The second law of thermodynamics states that a spontaneous process can occur only if the total entropy of the system and its surroundings increases.

Factors Affecting Spontaneity

1. Enthalpy (H): The heat content of the substances involved in the reaction.
2. Entropy (S): A measure of the randomness or disorder of a system.
3. Free Energy (G): The energy available to do work in a system.

Entropy (S)

Entropy, \( S \), is a measure of the degree of disorder in a system. The standard entropy change is:

$$ \Delta S^\theta = S^\theta_{\text{products}} - S^\theta_{\text{reactants}} $$

The SI unit of entropy is J·K^-1·mol^-1.

Entropy increases as substances change from solid → liquid → gas due to increased randomness.

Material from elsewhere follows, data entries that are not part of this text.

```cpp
typedef struct isplib_stream_plan {
   int64_t rows, cols;
   int32_t slices, gens, waves_per_gen, rows_per_wave, streams , chunk ;
   int64_t n_steps, n_parts, n_hub;
   const int32_t *words;
   const float   *vals;
   const int64_t *wave_step_off;
   const int32_t *wave_row;
   const int32_t *wave_part;
   const int32_t *hub_row;
   const int32_t *hub_off;
   const int32_t *perm;
} isplib_stream_plan;
int  isplib_stream_plan_build_hip(int64_t m, int64_t n, int64_t nnz, const int64_t *rowptr, const int64_t *col,
                                  const float *val, int streams, int slices, int chunk, int waves_per_gen,
                                  isplib_stream_plan *out , void *stream);
#define ISPLIB_STREAM_CAP_ONE 4096u
int  isplib_stream_capacities_hip(int device, int streams, int waves_per_gen, int64_t nnz, uint32_t *caps ,
                                  int *levelled , void *stream);
int  isplib_stream_plan_build_caps_hip(int64_t m, int64_t n, int64_t nnz, const int64_t *rowptr, const int64_t *col,
                                       const float *val, int streams, int slices, int chunk, int waves_per_gen,
                                       const uint32_t *caps , isplib_stream_plan *out , void *stream);
int  isplib_stream_plan_set_values_hip(isplib_stream_plan *plan, const float *val , void *stream);
void isplib_stream_plan_free(isplib_stream_plan *plan);
int    isplib_spmm_stream_geometry(int streams, int *rows_per_wave , int *waves_resident );
int    isplib_suggest_stream(int64_t m, int64_t n, int64_t nnz, int64_t k, int *streams, int *slices, int *chunk);
int    isplib_suggest_stream_weighted(int64_t m, int64_t n, int64_t nnz, int64_t k, int weighted, int *streams, int *slices, int *chunk);
int    isplib_spmm_stream_minmax_geometry(int streams , int *rows_per_wave , int *waves_resident );
int    isplib_suggest_stream_minmax(int64_t m, int64_t n, int64_t nnz, int64_t k, int *streams, int *slices, int *chunk);
int    isplib_stream_plan_build_minmax_hip(int64_t m, int64_t n, int64_t nnz, const int64_t *rowptr, const int64_t *col,
                                           const float *val, int streams, int slices, int chunk, int waves_per_gen,
                                           isplib_stream_plan *out , void *stream);
size_t isplib_spmm_stream_minmax_workspace_bytes(const isplib_stream_plan *plan);
int    fusedMM_csr_stream_minmax_hip(int32_t imessage , int64_t m, int64_t n, int64_t k,
                                     int64_t nnz, const int64_t *pntrb, const int64_t *pntre,
                                     const isplib_stream_plan *plan ,
                                     const float *y, int64_t ldy, float *z, int64_t ldz, int64_t *z_arg,
                                     void *workspace, size_t workspace_bytes, void *stream);
size_t isplib_spmm_stream_workspace_bytes(const isplib_stream_plan *plan);
int    fusedMM_csr_stream_hip(int32_t imessage , int64_t m, int64_t n, int64_t k,
                              int64_t nnz, const int64_t *pntrb, const int64_t *pntre,
                              const isplib_stream_plan *plan ,
                              const float *y, int64_t ldy, float *z, int64_t ldz,
                              void *workspace, size_t workspace_bytes,
                              const isplib_epilogue *epilogue , void *stream);
#define ISPLIB_DTYPE_BF16 1
#define ISPLIB_DTYPE_F16  2
int    fusedMM_csr_stream16_hip(int32_t imessage , int dtype, int64_t m, int64_t n, int64_t k,
                                int64_t nnz, const int64_t *pntrb, const int64_t *pntre,
                                const isplib_stream_plan *plan ,
                                const void *y, int64_t ldy, void *z, int64_t ldz,
                                void *workspace, size_t workspace_bytes, void *stream);
static inline int isplib_stream16_native_pays(int streams, int weighted) {
   (void)streams; (void)weighted;
   return 0;
}
int    isplib_stream16_auto(int streams, int weighted);
int    fusedMM_csr_rows16_hip(int32_t imessage , int dtype ,
                              int64_t m, int64_t n, int64_t k, int64_t nnz, const float *val ,
                              const int64_t *indx, const int64_t *pntrb, const int64_t *pntre,
                              const int32_t *row_order , const void *y, int64_t ldy, void *z, int64_t ldz, void *stream);
static inline int isplib_rows16_native_pays(int64_t n, int64_t ldy, int ordered, int weighted) {
   const int beyond = n > 0 && ldy > 0 && (double)n * (double)ldy * 2.0 > 256.0 * 1048576.0;
   (void)weighted;
   return (beyond || !ordered) ? 1 : 0;
}
int    isplib_rows16_auto(int64_t n, int64_t ldy, int ordered, int weighted);
int    isplib_rows16_domain(int64_t n, int64_t k, int64_t ldy, int64_t ldz);
int    fusedMM_csr_rows16_colscale_hip(int32_t imessage , int dtype ,
                                       int64_t m, int64_t n, int64_t k, int64_t nnz, const float *col_scale ,
                                       const int64_t *indx, const int64_t *pntrb, const int64_t *pntre,
                                       const int32_t *row_order , const void *y, int64_t ldy, void *z, int64_t ldz, void *stream);
static inline int isplib_rows16_colscale_native_pays(int64_t n, int64_t ldy, int ordered) {
   const int beyond = n > 0 && ldy > 0 && (double)n * (double)ldy * 2.0 > 256.0 * 1048576.0;
   return (beyond || !ordered) ? 1 : 0;
}
int    isplib_rows16_colscale_auto(int64_t n, int64_t ldy, int ordered);
typedef struct isplib_epilogue16 {
   const float *row_scale;
   const float *self_scale;
   const float *bias;
   int          relu;
} isplib_epilogue16;
int    fusedMM_csr_rows16_epilogue_hip(int dtype , int64_t m, int64_t n, int64_t k, int64_t nnz,
                                       const float *col_scale , const int64_t *indx, const int64_t *pntrb,
                                       const int64_t *pntre, const int32_t *row_order , const void *y, int64_t ldy, void *z,
                                       int64_t ldz, const isplib_epilogue16 *epilogue , void *stream);
static inline int isplib_rows16_gcn_native_pays(int64_t n, int64_t ldy, int ordered) {
   (void)ordered;
   return (n > 0 && ldy > 0 && (double)n * (double)ldy * 2.0 > 256.0 * 1048576.0) ? 1 : 0;
}
int    isplib_rows16_gcn_auto(int64_t n, int64_t ldy, int ordered);
size_t isplib_masked_colsum16_workspace_bytes(int64_t n, int64_t k);
int    isplib_masked_colsum16_hip(int dtype, int64_t n, int64_t k, const void *dz, int64_t lddz, const void *out , int64_t ldo,
                                  void *g , int64_t ldg, float *grad_bias , void *workspace,
                                  size_t workspace_bytes, void *stream);
// ... 265 lines not shown
```

### isplib_amd/cabi.py

```python
from __future__ import annotations

import ctypes
import os
from typing import Optional

import torch

from . import _lib

MSG_SPMM_SUM = 0x2 | 0x00 | 0x100 | 0x1000 | 0x10000
MSG_SPMM_MEAN = 0x2 | 0x00 | 0x100 | 0x3000 | 0x10000
MSG_SPMM_MAX = 0x2 | 0x00 | 0x100 | 0x1000 | 0x20000
MSG_SPMM_MIN = 0x2 | 0x00 | 0x100 | 0x1000 | 0x30000
MESSAGE = {"sum": MSG_SPMM_SUM, "add": MSG_SPMM_SUM, "mean": MSG_SPMM_MEAN, "max": MSG_SPMM_MAX, "min": MSG_SPMM_MIN}

SUCCESS, FAIL, NOT_ENOUGH_MEM, NO_OPT_IMPL, HIP_ERROR = 0, 1, -1, 128, 256
UNDEFINED_USER_FUNCTION = 64
ISPLIB_SUCCESS, ISPLIB_FAIL, ISPLIB_NOT_ENOUGH_MEM, ISPLIB_NO_OPT_IMPL, ISPLIB_HIP_ERROR = SUCCESS, FAIL, NOT_ENOUGH_MEM, NO_OPT_IMPL, HIP_ERROR

DENSE_BYTES_MAX = 7 * 2 ** 29
DENSE_OOB_OFFSET = 15 * 2 ** 28
STREAM_N_END = 2 ** 24
STREAM_LDY_END = 2 ** 22
STREAM_NNZ_END = 2 ** 31
# ... 65 lines not shown
        return False
    if heads > 1 and (d < 4 or d & (d - 1)):
        return False
    return ld >= heads * d and rows_gathered < 2 ** 31 and (rows_gathered <= 0 or rows_gathered * ld * 4 <= DENSE_BYTES_MAX)


def gat_edge_serves(nnz: int, heads: int) -> bool:
    return heads >= 1 and 0 <= nnz < 2 ** 31 and nnz * heads * 4 <= DENSE_BYTES_MAX


def gatv2_serves(rows_gathered: int, heads: int, d: int, ld: int) -> bool:
    return gat_serves(rows_gathered, heads, d, ld)


ATTENTION16_K_MIN, ATTENTION16_K_MAX = 8, 512


def attention16_serves(rows_gathered: int, k: int, ld: int) -> bool:
    return (ATTENTION16_K_MIN <= k <= ATTENTION16_K_MAX and k % 2 == 0 and ld % 2 == 0 and ld >= k and rows_gathered < 2 ** 31 and
            (rows_gathered <= 0 or rows_gathered * ld * 2 <= DENSE_BYTES_MAX))


def attention16_native_pays(rows_gathered: int, ld: int) -> bool:
    return bool(rows_gathered > 0 and ld > 0)


GAT16_K_MIN, GAT16_K_MAX = 8, 512


def gat16_serves(rows_gathered: int, heads: int, d: int, ld: int) -> bool:
    if heads < 1 or d < 1 or not GAT16_K_MIN <= heads * d <= GAT16_K_MAX:
        return False
    if (d % 2) if heads == 1 else (d < 8 or d & (d - 1)):
        return False
    return (ld % 2 == 0 and ld >= heads * d and rows_gathered < 2 ** 31 and
            (rows_gathered <= 0 or rows_gathered * ld * 2 <= DENSE_BYTES_MAX))


def gat16_native_pays(rows_gathered: int, ld: int) -> bool:
    return bool(rows_gathered > 0 and ld > 0)


def gatv2_16_serves(rows_gathered: int, heads: int, d: int, ld: int) -> bool:
    return gat16_serves(rows_gathered, heads, d, ld)


def gatv2_16_native_pays(rows_gathered: int, ld: int) -> bool:
    return bool(rows_gathered > 0 and ld > 0)


def owner_exchange_serves(m: int, k: int, world: int, cuts) -> bool:
    if not 1 <= world <= OWNER_WORLD_MAX or m < 0 or k < 0 or m * k >= MINMAX_BW_PAIRS_END:
        return False
    return all(cuts[p + 1] >= cuts[p] and (cuts[p + 1] - cuts[p]) * k <= MINMAX_BW_KEYS_MAX for p in range(world))
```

For a reversible process at constant temperature: $$ \Delta S = \frac{\Delta H}{T} $$

- If \( \Delta S \) is positive, entropy increases.
- If \( \Delta S \) is negative, entropy decreases.

Gibbs Free Energy (G)

The free energy, \( G \), is the energy available to do useful work. The change in free energy at constant temperature is given by:

$$ \Delta G^\theta = \Delta H^\theta - T \Delta S^\theta $$

Interpretation of ΔG

• If \( \Delta G < 0 \), the reaction is spontaneous.
• If \( \Delta G > 0 \), the reaction is non-spontaneous unless compensated by changes in enthalpy and entropy.
• If \( \Delta G = 0 \), the system is at equilibrium.